Creating a sustainable construction industry

The obvious question is what such a material might be good for? One possibility is sustainable construction. Imagine temporary walls, arches or shelters assembled from entangled particles that can later be taken apart without demolition and reused in a different form. Another is impact management, where a structure might need to be stiff in one situation and energy-dissipating in another. There is also a robotics angle. The Colorado researchers themselves have raised the possibility that many small units could one day lock together to perform a task and then separate again when it is complete – an idea that sounds theatrical, but which sits squarely inside several active fields of engineering research.

That broader context is where Canadian research becomes especially relevant. At McGill University, researchers working on architected metamaterials have been developing shape-shifting structures inspired by kirigami and origami. In one 2025 advance, the team showed how carefully designed cuts and internal geometries can produce metamaterials that morph into different stable shapes rather than merely stretching uniformly. The same group has also highlighted applications spanning deployable structures, soft robotics and adaptive mechanical systems. The common theme with the Colorado staples is that function is being engineered through shape and arrangement, not simply through the chemistry of the base material.

McGill’s work goes further still. Publications from Damiano Pasini’s group describe “entangled multistable origami” with reprogrammable stiffness amplification and damping, as well as curved origami shells with reprogrammable rigidity. These are different systems from the staple-like particles, but philosophically they belong to the same family: materials designed to move between states, store mechanical information and change behaviour under controlled loading. Together they suggest that the future of materials science may involve making matter less static and more computational – built not just to bear loads, but to respond, adapt and transform.

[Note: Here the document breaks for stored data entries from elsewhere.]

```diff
+    call(old, outs["old"]); call(new, outs["new"]); torch.cuda.synchronize()
+    same = all(torch.equal(outs["old"][n].view(torch.int16 if outs["old"][n].element_size() == 2 else torch.int32),
+                           outs["new"][n].view(torch.int16 if outs["new"][n].element_size() == 2 else torch.int32)) for n in outs["old"])
+    print(f"ldo = {mult} d: outputs of the two libraries bit-identical (dQ, dK, dV, delta, dOt): {same}", flush=True)
+    assert same
+    assert all(bool(torch.isfinite(x.float()).all()) for x in outs["new"].values())
+    blocks = B * H * S // 256
+    for _ in range(2):
+        t(old, outs["old"]); t(new, outs["new"])
+    rows = {"parent": [], "walk (256 workgroups)": [], f"this build, one block per workgroup ({blocks})": []}
+    for rep in range(REPS):
+        a, b, c = t(old, outs["old"]), t(new, outs["new"]), t(new, outs["new"], MGX_ATTN_BWD_GRID=blocks)
+        for key, x in zip(rows, (a, b, c)):
+            rows[key].append(x)
+        print(f"  rep {rep}: parent {a:.4f} ms   walk {b:.4f} ms   one-block {c:.4f} ms", flush=True)
+    for key, xs in rows.items():
+        print(f"  {key}: median {statistics.median(xs):.4f} ms, span {max(xs) - min(xs):.4f} ms ({min(xs):.4f} .. {max(xs):.4f})")
+    m = {key: statistics.median(xs) for key, xs in rows.items()}
+    span = max(max(xs) - min(xs) for xs in list(rows.values())[:2])
+    gain = m["parent"] - m["walk (256 workgroups)"]
+    print(f"  parent - walk = {gain:.4f} ms ({100 * gain / m['parent']:.2f} %), 3 x the larger span = {3 * span:.4f} ms", flush=True)
+    del q, k, v, q2, qt, kt, lse, o, Ofull, dOfull, outs
+    torch.cuda.empty_cache()
```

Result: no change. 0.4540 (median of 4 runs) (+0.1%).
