template <int KH, int KW, int MI, int NJ, bool AT, int MT, int S, int TH = 1,
          bool PIPE = false>
__global__ __launch_bounds__(256) void fconv_nhwc_bf16_k(
    const __hip_bfloat16* __restrict__ in1, int C1,
    int in1_stride, int in1_off,
    const __hip_bfloat16* __restrict__ in2, int C2,
    const __hip_bfloat16* __restrict__ wp,
    const float* __restrict__ bias,
    __hip_bfloat16* __restrict__ out,
    int H, int W, int N, int n_off, int out_cstride, int act, int mode,
    const __hip_bfloat16* __restrict__ h_state,
    const __hip_bfloat16* __restrict__ z_buf_in,
    __hip_bfloat16* __restrict__ z_buf_out,
    __hip_bfloat16* __restrict__ rh_out) {
    constexpr int TAPS = KH * KW;
    constexpr int BM = 32 * MI;
    constexpr int BN = 32 * NJ;
    constexpr int PAR = (S == 2) ? 2 : 1;
    constexpr int PBW = (S == 2) ? (KW - 2) / 2 : KW / 2;
    constexpr int PBH = (S == 2) ? (KH - 2) / 2 : KH / 2;
    constexpr int RLO = (S == 2) ? (PBW + 1) / 2 : 0;
    constexpr int BMX = BM / TH;
    constexpr int AW = (S == 2) ? (BM + RLO + (KW + 1) / 2 + 1)
                                : (BMX + KW - 1);
    constexpr int APAD = ((AW + 15) / 16) * 16;
    constexpr int NSLAB = ((AT ? KH : 1) + TH - 1) * MT * PAR;
    constexpr int NBT = AT ? TAPS : KW;
    constexpr int ABYTES = APAD * FC_ROWB;
    constexpr int BBYTES = BN * FC_ROWB;
// ... 10 lines not shown
    const int wave = tid >> 6;
    const int wm = (wave >> 1) * (16 * MI);
    const int wn = (wave & 1) * (16 * NJ);
    const long long HW = (long long)H * W;
    const int ksteps = (Cin + FC_BK - 1) / FC_BK;
    const int nsteps = AT ? ksteps : KH * ksteps;

    floatx4 acc[MT][MI][NJ];
#pragma unroll
    for (int mt = 0; mt < MT; ++mt)
#pragma unroll
        for (int i = 0; i < MI; ++i)
#pragma unroll
            for (int j = 0; j < NJ; ++j)
                acc[mt][i][j] = {0.f, 0.f, 0.f, 0.f};

    char* const sAbase = smem;
    char* const sBbase = smem + NSLAB * ABYTES;

    auto stage = [&](int s) {
        const int ty0 = AT ? 0 : s / ksteps;
        const int k0 = (AT ? s : (s - ty0 * ksteps)) * FC_BK;
        const int Hi = (S == 2) ? 2 * H : H;
        const int Wi = (S == 2) ? 2 * W : W;
        const bool a_one = (k0 + FC_BK <= C1) || (k0 >= C1);
        const bool a_rows =
            (S == 1) && (y - KH / 2 + (AT ? 0 : ty0) >= 0) &&
            (y + (AT ? KH - 1 : ty0) + TH - 1 - KH / 2 < H);
        const bool a_cols = (x0 - KW / 2 + (MT - 1) * 0 >= 0) &&
                            (x0 + MT * BMX - 1 + (KW - 1) / 2 < W);
        if (a_one && a_rows && a_cols && S == 1) {
            const bool use1 = k0 + FC_BK <= C1;
            const __hip_bfloat16* src = use1 ? in1 : in2;
            const int cs = use1 ? in1_stride : C2;
            const int co = use1 ? (in1_off + k0) : (k0 - C1);
            for (int e = tid; e < NSLAB * AW * (FC_BK / 8); e += 256) {
                const int sl = e / (AW * (FC_BK / 8));
                const int rem0 = e % (AW * (FC_BK / 8));
                const int ar = rem0 / (FC_BK / 8);
                const int c8 = (rem0 % (FC_BK / 8)) * 8;
                const int mt = (sl / PAR) % MT;
                const int rsl = sl / (PAR * MT);
                const int row = y + (ty0 + rsl) - PBH;
                const int x = x0 + mt * BMX + ar - PBW;
                const uint4v v = *(const uint4v*)(
                    src + (((long long)b * H + row) * W + x) * cs + co + c8);
                *(uint4v*)(sAbase + sl * ABYTES + fswz(ar, c8 * 2)) = v;
            }
        } else
// ... 14 lines not shown
                : (x0 + mt * BMX + ar - PBW);
            uint4v v = {0, 0, 0, 0};
            if (row_ok && x >= 0 && x < Wi) {
                const int k = k0 + c8;
                const long long p = ((long long)b * Hi + row) * Wi + x;
                if (k < C1) {
                    if (k + 8 <= C1)
                        v = *(const uint4v*)(in1 + p * in1_stride + in1_off
                                             + k);
                    else {
                        __hip_bfloat16 tmp[8];
                        for (int u = 0; u < 8; ++u) {
                            const int kk = k + u;
                            tmp[u] = (kk < C1)
                                   ? in1[p * in1_stride + in1_off + kk]
                                   : (kk - C1 < C2 ? in2[p * C2 + kk - C1]
                                                   : (__hip_bfloat16)0.f);
                        }
                        v = *(const uint4v*)tmp;
                    }
                } else if (k - C1 < C2) {
                    if (k - C1 + 8 <= C2)
                        v = *(const uint4v*)(in2 + p * C2 + (k - C1));
                    else {
                        __hip_bfloat16 tmp[8];
                        for (int u = 0; u < 8; ++u) {
                            const int kk = k - C1 + u;
                            tmp[u] = kk < C2 ? in2[p * C2 + kk]
                                             : (__hip_bfloat16)0.f;
                        }
                        v = *(const uint4v*)tmp;
                    }
                }
            }
            *(uint4v*)(sA + fswz(ar, c8 * 2)) = v;
        }
        if (n0 + BN <= N && k0 + FC_BK <= Cin) {
            for (int e = tid; e < NBT * BN * (FC_BK / 8); e += 256) {
                const int t = e / (BN * (FC_BK / 8));
                const int rem = e % (BN * (FC_BK / 8));
                const int n = rem / (FC_BK / 8);
                const int c8 = (rem % (FC_BK / 8)) * 8;
                const int tap = AT ? t : (ty0 * KW + t);
// ... 81 lines not shown

        auto loadA = [&](int s, uint4v* rg) {
            const int ty0 = AT ? 0 : s / ksteps;
            const int k0 = (AT ? s : (s - ty0 * ksteps)) * FC_BK;
            const int Hi = (S == 2) ? 2 * H : H;
            const int Wi = (S == 2) ? 2 * W : W;
            const bool a_one = (k0 + FC_BK <= C1) || (k0 >= C1);
            const bool a_rows =
                (S == 1) && (y - KH / 2 + (AT ? 0 : ty0) >= 0) &&
                (y + (AT ? KH - 1 : ty0) + TH - 1 - KH / 2 < H);
            const bool a_cols = (x0 - KW / 2 >= 0) &&
                                (x0 + MT * BMX - 1 + (KW - 1) / 2 < W);
            if (S == 1 && a_one && a_rows && a_cols) {
                const bool use1 = k0 + FC_BK <= C1;
                const __hip_bfloat16* src = use1 ? in1 : in2;
                const int cs = use1 ? in1_stride : C2;
                const int co = use1 ? (in1_off + k0) : (k0 - C1);
#pragma unroll
                for (int r = 0; r < RA; ++r) {
                    const int e = tid + r * 256;
                    if (e < TOTA) {
                        const int sl = e / (AW * (FC_BK / 8));
                        const int rem0 = e % (AW * (FC_BK / 8));
                        const int ar = rem0 / (FC_BK / 8);
                        const int c8 = (rem0 % (FC_BK / 8)) * 8;
                        const int mt = (sl / PAR) % MT;
                        const int rsl = sl / (PAR * MT);
                        const int row = y + (ty0 + rsl) - PBH;
                        const int x = x0 + mt * BMX + ar - PBW;
                        rg[r] = *(const uint4v*)(
                            src + (((long long)b * H + row) * W + x) * cs +
// ... 22 lines not shown
                        : (x0 + mt * BMX + ar - PBW);
                    if (row_ok && x >= 0 && x < Wi) {
                        const int k = k0 + c8;
                        const long long p = ((long long)b * Hi + row) * Wi + x;
                        if (k < C1) {
                            if (k + 8 <= C1)
                                v = *(const uint4v*)(
                                    in1 + p * in1_stride + in1_off + k);
                            else {
                                __hip_bfloat16 tmp[8];
                                for (int u = 0; u < 8; ++u) {
                                    const int kk = k + u;
                                    tmp[u] = (kk < C1)
                                        ? in1[p * in1_stride + in1_off + kk]
                                        : (kk - C1 < C2
                                               ? in2[p * C2 + kk - C1]
                                               : (__hip_bfloat16)0.f);
                                }
                                v = *(const uint4v*)tmp;
                            }
                        } else if (k - C1 < C2) {
                            if (k - C1 + 8 <= C2)
                                v = *(const uint4v*)(in2 + p * C2 + (k - C1));
                            else {
                                __hip_bfloat16 tmp[8];
                                for (int u = 0; u < 8; ++u) {
                                    const int kk = k - C1 + u;
                                    tmp[u] = kk < C2
                                        ? in2[p * C2 + kk]
                                        : (__hip_bfloat16)0.f;
                                }
                                v = *(const uint4v*)tmp;
                            }
                        }
                    }
                }
                rg[r] = v;
            }
        };

        auto loadB = [&](int s, uint4v* rg) {
            const int ty0 = AT ? 0 : s / ksteps;
            const int k0 = (AT ? s : (s - ty0 * ksteps)) * FC_BK;
            if (n0 + BN <= N && k0 + FC_BK <= Cin) {
// ... 92 lines not shown
                const int m = wm + i * 16 + (lane >> 4) * 4 + r;
                const int n = n0 + wn + j * 16 + (lane & 15);
                const int yy2 = y + m / BMX;
                const int x = x0 + mt * BMX + m % BMX;
                if (x >= W || n >= N || yy2 >= H) continue;
                const long long p = ((long long)b * H + yy2) * W + x;
                float v = acc[mt][i][j][r];
                if (bias) v += bias[n];
                if (mode == EP_PLAIN) {
                    out[p * out_cstride + n_off + n] =
                        (__hip_bfloat16)factivate(v, act);
                } else if (mode == EP_RES_RELU) {
                    const float res = (float)h_state[p * hd + n];
                    out[p * out_cstride + n_off + n] = (__hip_bfloat16)
                        fmaxf(res + fmaxf(v, 0.0f), 0.0f);
                } else if (mode == EP_GRU_ZR) {
                    const float s = 1.0f / (1.0f + __expf(-v));
                    if (n < hd) {
                        z_buf_out[p * hd + n] = (__hip_bfloat16)s;
                    } else {
                        const int c = n - hd;
                        rh_out[p * hd + c] = (__hip_bfloat16)(
                            s * (float)h_state[p * hd + c]);
                    }
                } else {
                    const float q = tanhf(v);
                    const float z = (float)z_buf_in[p * hd + n];
                    const float h = (float)h_state[p * hd + n];
                    out[p * out_cstride + n_off + n] =
                        (__hip_bfloat16)((1.0f - z) * h + z * q);
                }
            }
}


extern "C" __global__ __launch_bounds__(256) void fconv_stem_s2_k(
    const __hip_bfloat16* __restrict__ in,
    const __hip_bfloat16* __restrict__ wp,
    const float* __restrict__ bias,
    __hip_bfloat16* __restrict__ out,
    int H, int W, int N, int act) {
    constexpr int KT = 49, KTP = 52;
// ... 186 lines not shown
}

static const FconvKnobs& fconv_knobs() {
    static const FconvKnobs k = fconv_knobs_from_env();
    return k;
}

struct FconvArgs {
    const __hip_bfloat16 *in1, *in2, *wp;
    const float* bias;
    __hip_bfloat16* out;
    const __hip_bfloat16 *h_state, *z_buf_in;
    __hip_bfloat16 *z_buf_out, *rh_out;
    int act;
    hipStream_t s;
};

template <int KH, int KW, int MI, int NJ, bool AT, int MT, int S, int TH,
          bool PIPE>
static bool fc_try(const FconvPick& p, const FconvShape& sh,
                   const FconvArgs& a) {
    if (p.KH != KH || p.KW != KW || p.MI != MI || p.NJ != NJ ||
        (p.AT != 0) != AT || p.MT != MT || p.S != S || p.TH != TH ||
        (p.PIPE != 0) != PIPE)
        return false;
    unsigned g[3];
    fconv_generic_grid(p, sh, g);
    hipLaunchKernelGGL(
        (fconv_nhwc_bf16_k<KH, KW, MI, NJ, AT, MT, S, TH, PIPE>),
        dim3(g[0], g[1], g[2]), dim3(256), 0, a.s, a.in1, sh.C1,
        sh.in1_stride, sh.in1_off, a.in2, sh.C2, a.wp, a.bias, a.out, sh.H,
        sh.W, sh.N, sh.n_off, sh.out_cstride, a.act, sh.mode, a.h_state,
        a.z_buf_in, a.z_buf_out, a.rh_out);
    return true;
}
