 __global__ __launch_bounds__(256) void bn_pool_fwd_kernel(const float* __restrict__ x, const float* __restrict__ scale,
                                                           const float* __restrict__ shift, float* __restrict__ y,
-                                                          uint8_t* __restrict__ am, int BT, int H, int W, int Ho, int Wo,
-                                                          int G) {
-  const long long n = (long long)BT * Ho * Wo * G;
-  const long long stride = (long long)gridDim.x * blockDim.x;
-  for (long long i = (long long)blockIdx.x * blockDim.x + threadIdx.x; i < n; i += stride) {
-    const int g = (int)(i % G);
-    long long r = i / G;
-    const int wo = (int)(r % Wo);
-    r /= Wo;
-    const int ho = (int)(r % Ho);
-    const long long bt = r / Ho;
-    const floatx4 sc = reinterpret_cast<const floatx4*>(scale)[g];
-    const floatx4 sh = reinterpret_cast<const floatx4*>(shift)[g];
-    floatx4 best = {-INFINITY, -INFINITY, -INFINITY, -INFINITY};
-    int slot[4] = {0, 0, 0, 0};
-    bool first = true;
-#pragma unroll
-    for (int dh = 0; dh < 3; ++dh) {
-      const int h = ho * 2 - 1 + dh;
-      if ((unsigned)h >= (unsigned)H) continue;
-#pragma unroll
-      for (int dw = 0; dw < 3; ++dw) {
-        const int w = wo * 2 - 1 + dw;
-        if ((unsigned)w >= (unsigned)W) continue;
-        const floatx4 xv = *reinterpret_cast<const floatx4*>(x + (((bt * H + h) * W + w) * (long long)G + g) * 4);
-#pragma unroll
-        for (int j = 0; j < 4; ++j) {
-          const float v = fmaxf(fmaf(xv[j], sc[j], sh[j]), 0.f);
-          if (first || v > best[j] || v != v) {
-            best[j] = v;
-            slot[j] = dh * 3 + dw;
-          }
-        }
-        first = false;
-      }
-    }
-    reinterpret_cast<floatx4*>(y)[i] = best;
-    reinterpret_cast<uchar4*>(am)[i] = make_uchar4((unsigned char)slot[0], (unsigned char)slot[1],
-                                                   (unsigned char)slot[2], (unsigned char)slot[3]);
-  }
+                                                          uint8_t* __restrict__ am, long long n, int H, int W, int Ho, int Wo,
+                                                          int G, int rows_per_band, int nbh) {
+  bn_pool_fwd_body<true>(x, scale, shift, y, am, n, H, W, Ho, Wo, G, rows_per_band, nbh);
 }
 
 __global__ __launch_bounds__(256) void bn_pool_fwd_eval_kernel(const float* __restrict__ x, const float* __restrict__ scale,
                                                                const float* __restrict__ shift, float* __restrict__ y,
-                                                               int BT, int H, int W, int Ho, int Wo, int G) {
-  const long long n = (long long)BT * Ho * Wo * G;
-  const long long stride = (long long)gridDim.x * blockDim.x;
-  for (long long i = (long long)blockIdx.x * blockDim.x + threadIdx.x; i < n; i += stride) {
-    const int g = (int)(i % G);
-    long long r = i / G;
-    const int wo = (int)(r % Wo);
-    r /= Wo;
-    const int ho = (int)(r % Ho);
-    const long long bt = r / Ho;
-    const floatx4 sc = reinterpret_cast<const floatx4*>(scale)[g];
-    const floatx4 sh = reinterpret_cast<const floatx4*>(shift)[g];
-    floatx4 best = {-INFINITY, -INFINITY, -INFINITY, -INFINITY};
-    bool first = true;
-#pragma unroll
-    for (int dh = 0; dh < 3; ++dh) {
-      const int h = ho * 2 - 1 + dh;
-      if ((unsigned)h >= (unsigned)H) continue;
-#pragma unroll
-      for (int dw = 0; dw < 3; ++dw) {
-        const int w = wo * 2 - 1 + dw;
-        if ((unsigned)w >= (unsigned)W) continue;
-        const floatx4 xv = *reinterpret_cast<const floatx4*>(x + (((bt * H + h) * W + w) * (long long)G + g) * 4);
-#pragma unroll
-        for (int j = 0; j < 4; ++j) {
-          const float v = fmaxf(fmaf(xv[j], sc[j], sh[j]), 0.f);
-          if (first || v > best[j] || v != v) best[j] = v;
-        }
-        first = false;
-      }
-    }
-    reinterpret_cast<floatx4*>(y)[i] = best;
-  }
+                                                               long long n, int H, int W, int Ho, int Wo, int G,
+                                                               int rows_per_band, int nbh) {
+  bn_pool_fwd_body<false>(x, scale, shift, y, nullptr, n, H, W, Ho, Wo, G, rows_per_band, nbh);
 }
 
 struct PoolCell {
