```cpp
__device__ __forceinline__ void atomic_add_i64(long long* p, long long v)
{
	__hip_atomic_fetch_add(reinterpret_cast<unsigned long long*>(p), (unsigned long long)v, __ATOMIC_RELAXED, __HIP_MEMORY_SCOPE_AGENT);
}
__device__ __forceinline__ void lds_add_i64(long long* p, long long v)
{
	__hip_atomic_fetch_add(reinterpret_cast<unsigned long long*>(p), (unsigned long long)v, __ATOMIC_RELAXED, __HIP_MEMORY_SCOPE_WORKGROUP);
}
__device__ __forceinline__ long long to_fixed(double v, int sh, bool& bad)
{
// ... 105 lines not shown
	if (!valid) return;
	const int sl = lds_slot(keys, cap, key);
#pragma unroll
	for (int i = 0; i < N; i++) stage[i] = x[i];
	const int rot = (threadIdx.x & (LSFM_WAVE - 1)) % N;
#pragma unroll 1
	for (int e = 0; e < N; e++)
	{
		int i = e + rot;
		if (i >= N) i -= N;
		const double v = stage[i];
		if (sl >= 0) lds_add_f64(vals + sl * N + i, v); else atomic_add_f64(gdst + i, v);
	}
}
template <int N>
__device__ __forceinline__ void tile_clear(int* keys, double* vals, int cap)
{
	for (int i = threadIdx.x; i < cap; i += blockDim.x) keys[i] = -1;
	for (int i = threadIdx.x; i < cap * N; i += blockDim.x) vals[i] = 0.0;
}
template <int N>
__device__ __forceinline__ void tile_flush(const int* keys, const double* vals, int cap, double* gbase)
{
	for (int i = threadIdx.x; i < cap * N; i += blockDim.x)
	{
		const int k = keys[i / N];
		if (k >= 0) atomic_add_f64(gbase + (size_t)k * N + i % N, vals[i]);
	}
}

template <int TW, class EntryFn, class FeatFn>
__device__ __forceinline__ void tile_runs(int nft, const int* sFp, double* sT, EntryFn entry, FeatFn feat)
{
	const int tid = threadIdx.x, nt = blockDim.x;
	int la = 0;
	while (la < nft)
	{
		const int e0 = sFp[la];
		int lo = la + 1, hi = nft;
		while (lo < hi) { const int mid = (lo + hi + 1) >> 1; if (sFp[mid] - e0 <= nt) lo = mid; else hi = mid - 1; }
		const int lb = lo, e1 = sFp[lb];
		for (int ce0 = e0;; ce0 += nt)
		{
// ... 26 lines not shown
```

### linearsfm_amd/csrc/lsfm_internal.hpp

```cpp
#pragma once
#include <hip/hip_runtime.h>

#include <cstdint>
#include <cstdio>
#include <condition_variable>
#include <cstring>
#include <exception>
#include <functional>
#include <memory>
#include <mutex>
#include <thread>
#include <string>
#include <vector>

#include "../../include/lsfm.h"
#include "lsfm_map.hpp"

namespace lsfm {

struct Error { int code; std::string msg; };
struct DevBatch;
struct IndexHold;
struct SolvePlan;
struct PreLevel;
// ... 379 lines not shown
                       int* halvings, double* fchi2, double* fweight);
int map_chi2(lsfm_context* ctx, const lsfm_map* maps, int N, bool mono, const lsfm_map* x, double* chi2, int* dof);
int gn_linearise(lsfm_context* ctx, const lsfm_map* maps, int N, bool mono, const lsfm_map* x, const double* weight, lsfm_map* out, double* obj,
                 double* b, double* times, int* counts);
int map_covariance(lsfm_context* ctx, const lsfm_map* map, bool mono, double* pose_cov, double* feat_cov, double* pair_cov, int cap_blocks, int* nnzb,
                   double* times);
int map_covariance_columns(lsfm_context* ctx, const lsfm_map* map, bool mono, const int* poses, int k, double* pose_cols, double* feat_cols, double* joint,
                           int* steps, double* last_corr, double* times);
int map_covariance_feature_columns(lsfm_context* ctx, const lsfm_map* map, bool mono, const int* feats, int k, double* pose_cols, double* feat_cols,
                                   double* joint, int* steps, double* last_corr, double* times);
int map_feature_pair_gate(lsfm_context* ctx, const lsfm_map* map, bool mono, const int* pairs, int K, double* d2, double* cov_diff, int* steps,
                          double* last_corr, double* times);
int map_merge_features(lsfm_context* ctx, const lsfm_map* map, bool mono, const int* pairs, int K, lsfm_map* out, double* d2, int* dof, int* rep,
                       int* steps, double* last_corr, double* times);
int inverse_v(lsfm_context* ctx, double* V, int n);
int solve_features(lsfm_context* ctx, const double* W, const double* IV, const double* eb, const double* dpa, double* dpb, int m, int n, const int* mapCor,
                   const int* photo);
bool no_timing_events();
#define LSFM_REC_T(e, s) do { if (!lsfm::no_timing_events()) LSFM_CHECK_HIP(hipEventRecord(e, s)); } while (0)
unsigned timing_event_flags();
unsigned order_event_flags();
void prefetch_next_level(lsfm_context* ctx, const DevBatch& Y, const std::vector<int>& target_ref, int next_level, int step_hint,
                         const unsigned long long* level_keys, int level_nnzb);
int spmv_external(lsfm_context* ctx, int m, const int* rowptr, const int* colidx, const double* val, const double* x, double* y, int reps,
                  double* avg_ms, double* bytes);
int chol_selftest(lsfm_context* ctx, int m, const int* rowptr, const int* colidx, const double* val, const int* origin, const unsigned char* fixed,
                  const int* pose_seg, int nseg, const double* r, int nrhs, int mode, double* z, double* dot, int* perm, int* colptr, int* rowidx,
                  double* L, double* Dinv, double* dscale, int cap_blocks, int* info);

int wstream_bench(lsfm_context* ctx, long long nblocks, int mode, int reps, double* avg_ms);
// ... 3 lines not shown
```

### linearsfm_amd/csrc/lsfm_solve.hip

```cpp
#include <algorithm>
#include <cmath>
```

Connecting Canadian robotics

Canada is also active on the robotics side of the equation. The University of Toronto has long-running work in swarm robotics, including its modular mROBerTO platform for studying collective behaviour in many small robots. The university’s Microrobotics Lab is pushing similar ideas at much smaller scales, developing miniature wireless robots for applications in manufacturing and medicine. These are not entangled staple-materials, but they show that the notion of many simple units combining into a useful larger system is already an engineering reality. The leap from “robot swarm” to “material swarm” is no longer a purely speculative one.

There is even a particularly close Canadian parallel in granular behaviour. A recent McGill thesis examined how dry granular materials can be locally fluidised using vibration for robotic applications, including adaptive manipulation. That work touches the same conceptual nerve as the Colorado study: how can a material be made to switch, on demand, from jammed and load-bearing to mobile and easily reconfigured? Such switching behaviour is central to soft gripping, locomotion and morphing devices, and it provides a plausible bridge between basic granular physics and future machines.

None of this means that cities will soon be built from giant boxes of smart staples. Scaling, manufacturing, fatigue, control and long-term reliability remain major challenges. But the larger message is harder to dismiss. Materials science is moving beyond the idea that a material should have just one fixed identity. The more compelling prospect is of matter that can be assembled, strengthened, softened, reshaped and reused by design. In that sense, the humble staple may have pointed researchers towards something bigger: a world in which materials behave less like passive substances and more like systems with options.